• Activity: Return only the lines running from the first line of the listing through the one with "Measured on AMD", unchanged.
─── The data
# shaunlebron/blinky

Measured on AMD Instinct MI355X. Metric: warped Mpixels/s (lensmap apply), higher is better.
Workload: dtype u8; 1 GPU; 3840x2160 cube/panini f_fov 180, 64 frames/step from a resident ring of 64 distinct globes (1.80 GB, advanced every step), one lensmap; value / ms_per_step = the job with steps alternating between 2 HIP stream(s), value_one_stream = the same on one stream, roofline.kernel_ms_per_launch = the kernel alone under HIP events; 64 frames/step since r5 (r1-r4 ran 16: compare those with value_at_16_frames; ring_globes=64, parallelism=row-stripes x1, streams=2

## Files before the change

### blinky_amd/csrc/bk_api.cpp

```cpp
#include "bk_internal.h"

#include <algorithm>
#include <cstdlib>
#include <cstring>
#include <ctime>
#include <vector>

#include <dlfcn.h>

static thread_local std::string g_create_error;

static bool g_hwq_late = false;
__attribute__((constructor)) static void bk_more_hardware_queues()
{
    const char *keep = getenv("BLINKY_HIP_KEEP_HW_QUEUES");
    if (keep && *keep && *keep != '0') return;
    if (getenv("GPU_MAX_HW_QUEUES")) return;
    if (void *h = dlopen("libamdhip64.so", RTLD_NOW | RTLD_NOLOAD)) { g_hwq_late = true; (void)dlclose(h); }
    (void)setenv("GPU_MAX_HW_QUEUES", "16", 0);
}
void bk::hw_queue_note()
{
    static bool said = false;
    if (said) return;
// ... 320 lines not shown
    return BK_OK;
}

bk::DebugOptions bk::g_debug;
#if BK_DEBUG_API
extern "C" int bk_debug_set_option(const char *name, int value)
{
    if (!name) return BK_E_INVALID;
    if (!strcmp(name, "no_memcache")) bk::g_debug.no_memcache = value;
    else if (!strcmp(name, "libm_rel_log2")) bk::g_debug.libm_rel_log2 = value;
    else if (!strcmp(name, "print_model")) bk::g_debug.print_model = value;
    else if (!strcmp(name, "host_module")) bk::g_debug.host_module = value;
    else if (!strcmp(name, "no_direct_submit")) bk::g_debug.no_direct_submit = value;
    else if (!strcmp(name, "forward_careful")) bk::g_debug.forward_careful = value;
    else return BK_E_INVALID;
    return BK_OK;
}
#endif
#if BK_DEBUG_API
extern "C" int bk_debug_set_ablation(bk_ctx *ctx, int bits)
{
    if (!ctx) return BK_E_INVALID;
    ctx->apply_flags = bits;
    return BK_OK;
}
#endif

#if BK_DEBUG_API
extern "C" int bk_debug_set_tile_shape(bk_ctx *ctx, int lw)
{
    if (!ctx) return BK_E_INVALID;
    if (lw >= 600) { ctx->apply_block_cost = lw == 600 ? -1 : lw - 601; bk::coopmap_invalidate(ctx); return BK_OK; }
    if (lw >= 400) { ctx->apply_lds_kb = lw - 400; bk::coopmap_invalidate(ctx); return BK_OK; }
    if (lw >= 300) { ctx->apply_fchunk = lw - 300; return BK_OK; }
    if (lw >= 100) { ctx->apply_wgs_per_cu = lw - 100; return BK_OK; }
    if (lw != 0 && lw != 1 && lw != 2 && lw != 4) return BK_E_INVALID;
    ctx->tile_shape = lw;
    bk::coopmap_invalidate(ctx);
    return BK_OK;
}
#endif

#if BK_DEBUG_API
extern "C" int bk_debug_tile_stats(bk_ctx *ctx, int out[6])
{
    if (!ctx || !out) return BK_E_INVALID;
    if (!ctx->lensmap_valid) return ctx->fail(BK_E_STATE, "no lensmap");
    if (int r = ensure_device(ctx)) return r;
    return bk::coopmap_stats(ctx, out);
}
#endif

#if BK_DEBUG_API
extern "C" int bk_debug_traffic_model(bk_ctx *ctx, uint64_t out[8])
{
    if (!ctx || !out) return BK_E_INVALID;
    if (!ctx->lensmap_valid) return ctx->fail(BK_E_STATE, "no lensmap");
    if (int r = ensure_device(ctx)) return r;
    return bk::coopmap_traffic_model(ctx, out);
}
#endif

#if BK_DEBUG_API
extern "C" int bk_debug_band_balance(bk_ctx *ctx, uint32_t out[18])
{
    if (!ctx || !out) return BK_E_INVALID;
    if (!ctx->lensmap_valid) return ctx->fail(BK_E_STATE, "no lensmap");
    if (int r = ensure_device(ctx)) return r;
    return bk::coopmap_band_balance(ctx, out);
}
#endif

#if BK_DEBUG_API
extern "C" int bk_debug_xcd_of_workgroups(bk_ctx *ctx, int *out, int nworkgroups)
{
    if (!ctx || !out || nworkgroups < 1) return BK_E_INVALID;
    if (int r = ensure_device(ctx)) return r;
    return bk::coopmap_xcd_probe(ctx, out, nworkgroups);
}
#endif

extern "C" double bk_last_build_ms(const bk_ctx *ctx) { return ctx ? ctx->last_build_ms : 0; }


extern "C" int bk_set_lensmap(bk_ctx *ctx, const uint32_t *offsets, const uint8_t *tints)
{
    if (!ctx || !offsets) return BK_E_INVALID;
    if (!ctx->d_offsets) return ctx->fail(BK_E_STATE, "bk_set_lensmap: call bk_resize first");
    if (int r = ensure_device(ctx)) return r;
    const size_t px = (size_t)ctx->W * ctx->rows();
    BK_HIP(ctx, hipMemcpyAsync(ctx->d_offsets, offsets, px * 4, hipMemcpyHostToDevice, ctx->stream));
    if (int r = bk::launch_convert_offsets(ctx, ctx->d_offsets, px, 1)) return r;
    if (tints) BK_HIP(ctx, hipMemcpyAsync(ctx->d_tints, tints, px, hipMemcpyHostToDevice, ctx->stream));
    else BK_HIP(ctx, hipMemsetAsync(ctx->d_tints, 255, px, ctx->stream));
    if (int r = bk::subtexel_alloc(ctx)) return r;
    if (ctx->d_subtexel) BK_HIP(ctx, hipMemsetAsync(ctx->d_subtexel, 0x80, px * 2, ctx->stream));
    BK_HIP(ctx, hipStreamSynchronize(ctx->stream));
    bk::lensmap_replaced(ctx);
    return BK_OK;
}

int bk::subtexel_alloc(bk_ctx *ctx)
{
    if (!ctx->subtexel_on || ctx->d_subtexel || !ctx->map_px) return BK_OK;
    BK_HIP(ctx, hipMalloc((void **)&ctx->d_subtexel, ctx->map_px * sizeof(uint16_t)));
    return BK_OK;
// ... 940 lines not shown
```

### blinky_amd/csrc/bk_apply_coop.hip

```cpp
#include <algorithm>
#include <cmath>
#include <cstdio>
#include <cstdlib>
#include <cstring>
#include <ctime>
#include <vector>

#include "bk_internal.h"
#include "bk_resident_plan.h"

namespace bk {

constexpr int BK_PAL_BYTES = BK_MAX_PLATES * 256;
constexpr int BK_COOP_MAX_FLIPS = 4;
constexpr int BK_COOP_LDS_CAP = 65536;
constexpr uint32_t BK_COOP_MAX_CHUNKS = 4095;
constexpr uint32_t CF_ALL = 0x1, CF_NONE = 0x10;
constexpr uint32_t CF_SLOW = 0x100, CF_EMPTY = 0x200;
constexpr uint32_t BK_COOP_BINS = 65;
constexpr int BK_COOP_STATS = 208;
constexpr int BK_COOP_BLOCK_COST = 4;

enum BkAblation : int {
    BK_AB_NO_GLOBE_LOADS = 2,
// ... 21 lines not shown
constexpr int BK_KF_ALIGNED4 = 1024;
constexpr int BK_KF_ALIGNED16 = 2048;
constexpr int BK_KF_DIRECT = 1 << 27;
constexpr int BK_KF_WGMAP = 1 << 30;
static_assert((BK_RF_KERNEL_MASK & (BK_KF_ALIGNED4 | BK_KF_ALIGNED16)) == 0, "a developer bit would read as a frame alignment in the resident kernel");
static_assert((int)BK_RF_NO_STORES == (int)BK_AB_NO_STORES, "coop_gather_store reads one no-stores bit for the batch and the resident kernel");
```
──────
• Written solution:
# shaunlebron/blinky

Measured on AMD Instinct MI355X. Metric: warped Mpixels/s (lensmap apply), higher is better.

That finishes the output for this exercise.